José Franco

Personal information
- Full name: José Daniel Franco Aldana
- Date of birth: 17 October 2001 (age 24)
- Place of birth: Río Hondo, Guatemala
- Height: 1.84 m (6 ft 0 in)
- Position: Forward

Team information
- Current team: Antigua

Senior career*
- Years: Team / Apps / (Gls)
- 2020–2022: Municipal / 29 / (1)
- 2022–2023: Mixco / 21 / (4)
- 2023–2025: Antigua / 6 / (0)
- 2024: → Oaxaca (loan) / 27 / (6)
- 2025: → Malacateco (loan) / 4 / (3)
- 2026: Oaxaca / 0 / (0)
- 2026–: Antigua / 0 / (0)

International career^{‡}
- 2023–: Guatemala / 2 / (0)

= José Franco (footballer, born 2001) =

Guatemalan footballer (born 2001)

José Daniel Franco Aldana (born 17 October 2001) is a Guatemalan professional footballer who plays as a forward for Liga Bantrab club Antigua and the Guatemala national team.

==Club career==
===Municipal===
Franco began his professional football career in Liga Nacional club Municipal.

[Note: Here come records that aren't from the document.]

struct CholBatchArgs {
  int n;
  double* S[CHOL_STEP_BATCH_MAX]; int ld[CHOL_STEP_BATCH_MAX]; int T[CHOL_STEP_BATCH_MAX];
  double* Ld[CHOL_STEP_BATCH_MAX]; double* Winv[CHOL_STEP_BATCH_MAX]; int* status[CHOL_STEP_BATCH_MAX];
  float* L32[CHOL_STEP_BATCH_MAX];
  int TvA[CHOL_STEP_BATCH_MAX], TvB[CHOL_STEP_BATCH_MAX], TvX[CHOL_STEP_BATCH_MAX];
  int nP[CHOL_STEP_BATCH_MAX], g0[CHOL_STEP_BATCH_MAX], g1[CHOL_STEP_BATCH_MAX], nX[CHOL_STEP_BATCH_MAX], a_split[CHOL_STEP_BATCH_MAX];
  int nbr[CHOL_STEP_BATCH_MAX];
  int nbA[CHOL_STEP_BATCH_MAX], nbB[CHOL_STEP_BATCH_MAX], nbX[CHOL_STEP_BATCH_MAX];
  int B0[CHOL_STEP_BATCH_MAX];
  const int* ord[CHOL_STEP_BATCH_MAX];
  int a_base[CHOL_STEP_BATCH_MAX + 1];
  int b_base[CHOL_STEP_BATCH_MAX + 1];
};
__device__ __forceinline__ int xcd_logical(int orig, int nwg) {
  const int q = nwg >> 3, r = nwg & 7, xcd = orig & 7;
  return (xcd < r ? xcd * (q + 1) : r * (q + 1) + (xcd - r) * q) + (orig >> 3);
}
__global__ __launch_bounds__(512) void k_chol_step_batched(CholBatchArgs A, int k, int kb, int* __restrict__ ctr, int a_joins, int xcd_map) {
  __shared__ ALds L;
  __shared__ int s_g;
  if (blockIdx.x == 0 && threadIdx.x == 0) ctr[k + 1] = 0;
  int bid = (int)blockIdx.x;
  if (xcd_map && bid < A.a_base[A.n]) bid = xcd_logical(bid, A.a_base[A.n]);
  if (bid < A.a_base[A.n]) {
    int r = 0;
    while (bid >= A.a_base[r + 1]) ++r;
    const int local = bid - A.a_base[r], sp = A.a_split[r];
    step_type_a(A.S[r], A.ld[r], k, A.B0[r], A.TvA[r], local >> sp, sp ? (local & 1) : -1, A.Ld[r] + (size_t)k * NB * NB,
                A.Winv[r] + (size_t)k * 1024, A.status[r], L, A.L32[r], A.nbr[r], A.nbA[r], A.ord[r]);
    if (!a_joins) return;
  }
  const int nItems = A.b_base[A.n];
  if (nItems <= 0) return;
  const int wave = __builtin_amdgcn_readfirstlane(threadIdx.x >> 6);
  for (;;) {
    __syncthreads();
    if (threadIdx.x == 0) s_g = atomicAdd(&ctr[k], 1);
    __syncthreads();
    const int g = __builtin_amdgcn_readfirstlane(s_g);
    if (g >= nItems) break;
    int r = 0;
    while (g >= A.b_base[r + 1]) ++r;
    const int gl = g - A.b_base[r], nR = A.g1[r] - A.g0[r];
    const long long nG = (long long)A.nP[r] * (A.nP[r] + 1) / 2;
    const BItem it = b_decode(gl, nR + A.nX[r], nR, A.g0[r], k, kb, A.B0[r], A.TvB[r], A.TvX[r], A.nP[r], nG, wave, A.nbr[r], A.nbB[r], A.nbX[r], A.ord[r]);
    if (!it.ok) continue;
    if (it.ks == 32) b_quadrant<32>(A.S[r], A.ld[r], it, wave & 3);
    else b_quadrant<16>(A.S[r], A.ld[r], it, wave & 3);
  }
}


constexpr int PAIR_THREADS = 768;
struct PLds {
  double Pk[2 * NB][PSTR];
  double Xs[16][4][64];
  double mop[16][64];
  double xm[16][64];
  double Lt[6][4][64];
  double Dh[3][4][64];
  double Dh3[3][64];
  double Wi[4][256];
  int it_done;
  int col_done[4];
  int d_ready[4];
  int w_done;
  int pend_done;
  int p1_done;
  int xs_done[4];
  int d2_ready[4];
  int sub_loaded;
  int store_flag;
};
__device__ int g_pair_timeouts;
__device__ __forceinline__ void lds_wait_p(int* f, int v) {
  const unsigned off = (unsigned)(size_t)f;
  int cur;
  for (int spin = 0; spin < (1 << 21); ++spin) {
    asm volatile("ds_read_b32 %0, %1\n\ts_waitcnt lgkmcnt(0)" : "=v"(cur) : "v"(off) : "memory");
    if (__builtin_amdgcn_readfirstlane(cur) >= v) return;
    __builtin_amdgcn_s_sleep(1);
  }
  if ((threadIdx.x & 63) == 0) atomicAdd(&g_pair_timeouts, 1);
}
__device__ __forceinline__ void lds_add1(int* f, int lane) {
  const unsigned off = (unsigned)(size_t)f;
  const int one = 1;
  __atomic_signal_fence(__ATOMIC_SEQ_CST);
  if (lane == 0) asm volatile("ds_add_u32 %0, %1" : : "v"(off), "v"(one) : "memory");
  __atomic_signal_fence(__ATOMIC_SEQ_CST);
}
__device__ __forceinline__ constexpr int didx(int I, int J) { return I * (I + 1) / 2 + J; }
typedef double (*D2Ptr)[4][64];
__device__ __forceinline__ double ldu(const double* ubase, unsigned boff) {
  asm("" : "+s"(ubase));
  return *reinterpret_cast<const double*>(reinterpret_cast<const char*>(ubase) + boff);
}
__device__ __forceinline__ void stu(double* ubase, unsigned boff, double v) {
  asm("" : "+s"(ubase));
  *reinterpret_cast<double*>(reinterpret_cast<char*>(ubase) + boff) = v;
}
__device__ __forceinline__ D2Ptr pair_d2(PLds& L) { return reinterpret_cast<D2Ptr>(&L.Pk[0][0]); }

template <int NPAN, int PH>
__device__ __forceinline__ void p_chain_wave(bool report, int* status, PLds& L, int lane, v4d Dt) {
  const int lr = lane & 15, lk = lane >> 4;
  const v4d zero = v4d{0.0, 0.0, 0.0, 0.0};
  const bool s00 = lr == 0 && lk == 0, s10 = lr == 1 && lk == 0, s11 = lr == 1 && lk == 1, s20 = lr == 2 && lk == 0,
             s21 = lr == 2 && lk == 1, s22 = lr == 2 && lk == 2, s30 = lr == 3 && lk == 0, s31 = lr == 3 && lk == 1,
             s32 = lr == 3 && lk == 2, s33 = lr == 3 && lk == 3;
  if (NPAN > 0) {
    v4d d1 = zero, d2 = zero, d3 = zero;
#pragma unroll
    for (int ks = 0; ks < 4 * NPAN; ++ks) {
      const double q0 = L.Pk[4 * ks + lk][lr], q1 = L.Pk[16 * NPAN + 4 * ks + lk][lr], q2 = L.Pk[32 * NPAN + 4 * ks + lk][lr],
                   q3 = L.Pk[48 * NPAN + 4 * ks + lk][lr];
      Dt = mfma_f64(-q0, q0, Dt);
      d1 = mfma_f64(-q1, q1, d1);
      d2 = mfma_f64(-q2, q2, d2);
      d3 = mfma_f64(-q3, q3, d3);
    }
    Dt = (Dt + d1) + (d2 + d3);
  }
  if (PH == 0) lds_add1(&L.pend_done, lane);
  bool ok = true;
  v4d Dnext = zero;
#pragma unroll
  for (int JQ = 0; JQ < 4; ++JQ) {
    if (JQ > 0) Dt = Dnext;
#pragma unroll
    for (int r = 0; r < 4; ++r)
      if (lr < lk + 4 * r) Dt[r] = 0.0;
#pragma unroll
    for (int s = 0; s < 4; ++s) {
      const int n = 4 * JQ + s;
      const double dv = Dt[s];
      const double P00 = bcast_lane(dv, 4 * s), P10 = bcast_lane(dv, 4 * s + 1), P20 = bcast_lane(dv, 4 * s + 2), P30 = bcast_lane(dv, 4 * s + 3);
      const double P11 = bcast_lane(dv, 4 * s + 1 + 16), P21 = bcast_lane(dv, 4 * s + 2 + 16), P31 = bcast_lane(dv, 4 * s + 3 + 16);
      const double P22 = bcast_lane(dv, 4 * s + 2 + 32), P32 = bcast_lane(dv, 4 * s + 3 + 32), P33 = bcast_lane(dv, 4 * s + 3 + 48);
      const double i0 = rsqrt_nr(P00);
      const double l10 = P10 * i0, l20 = P20 * i0, l30 = P30 * i0;
      const double d1 = P11 - l10 * l10;
      const double i1 = rsqrt_nr(d1);
      const double l21 = (P21 - l20 * l10) * i1, l31 = (P31 - l30 * l10) * i1;
      const double d2 = P22 - l20 * l20 - l21 * l21;
      const double i2 = rsqrt_nr(d2);
      const double l32 = (P32 - l30 * l20 - l31 * l21) * i2;
      const double d3 = P33 - l30 * l30 - l31 * l31 - l32 * l32;
      const double i3 = rsqrt_nr(d3);
      ok = ok && (P00 > 0.0) && (d1 > 0.0) && (d2 > 0.0) && (d3 > 0.0);
      const double m10 = -l10 * i0 * i1;
      const double m21 = -l21 * i1 * i2;
      const double m20 = -(l20 * i0 + l21 * m10) * i2;
      const double m32 = -l32 * i2 * i3;
      const double m31 = -(l31 * i1 + l32 * m21) * i3;
      const double m30 = -(l30 * i0 + l31 * m10 + l32 * m20) * i3;
      double mop = 0.0;
      mop = s00 ? i0 : mop;  mop = s11 ? i1 : mop;  mop = s10 ? m10 : mop;  mop = s22 ? i2 : mop;  mop = s21 ? m21 : mop;
      mop = s20 ? m20 : mop; mop = s33 ? i3 : mop;  mop = s32 ? m32 : mop;  mop = s31 ? m31 : mop;  mop = s30 ? m30 : mop;
      L.mop[n][lane] = mop;
      const double xd = mfma_f64(mop, Dt[s], zero)[0];
      Dt[s] = xd;
      const double xm = (lr > 4 * s + 3) ? xd : 0.0;
      L.xm[n][lane] = xm;
      lds_post(&L.it_done, 16 * PH + n + 1, lane);
      if (s < 3) Dt = mfma_f64(-xm, xm, Dt);
      if (s == 3 && JQ < 3) {
        lds_wait_p(&L.d_ready[JQ + 1], PH + 1);
        const double x3 = mfma_f64(mop, L.Dh3[JQ][lane], zero)[0];
#pragma unroll
        for (int r = 0; r < 4; ++r) Dnext[r] = L.Dh[JQ][r][lane];
        Dnext = mfma_f64(-x3, x3, Dnext);
      }
    }
  }
  if (!ok && lane == 0 && report) atomicOr(&status[1], 1);
}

Franco tallied one goal in 29 appearances across all competitions for Municipal.

===Mixco===
Franco signed with Mixco ahead of the 2022–23 Liga Nacional de Guatemala Clausura in 2022. He would make his debut on 1 March 2023 in a 3-0 defeat against Guastatoya.

===Antigua===
After one season with Mixco, Franco joined Antigua. He would make his debut on 26 September 2023.

==International career==
On 7 June 2023, Franco made his senior debut in a friendly match against Mexico in a 2-0 defeat. In 2024, Franco would make his second appearance for Guatemala in a friendly match against El Salvador in a 1-0 defeat.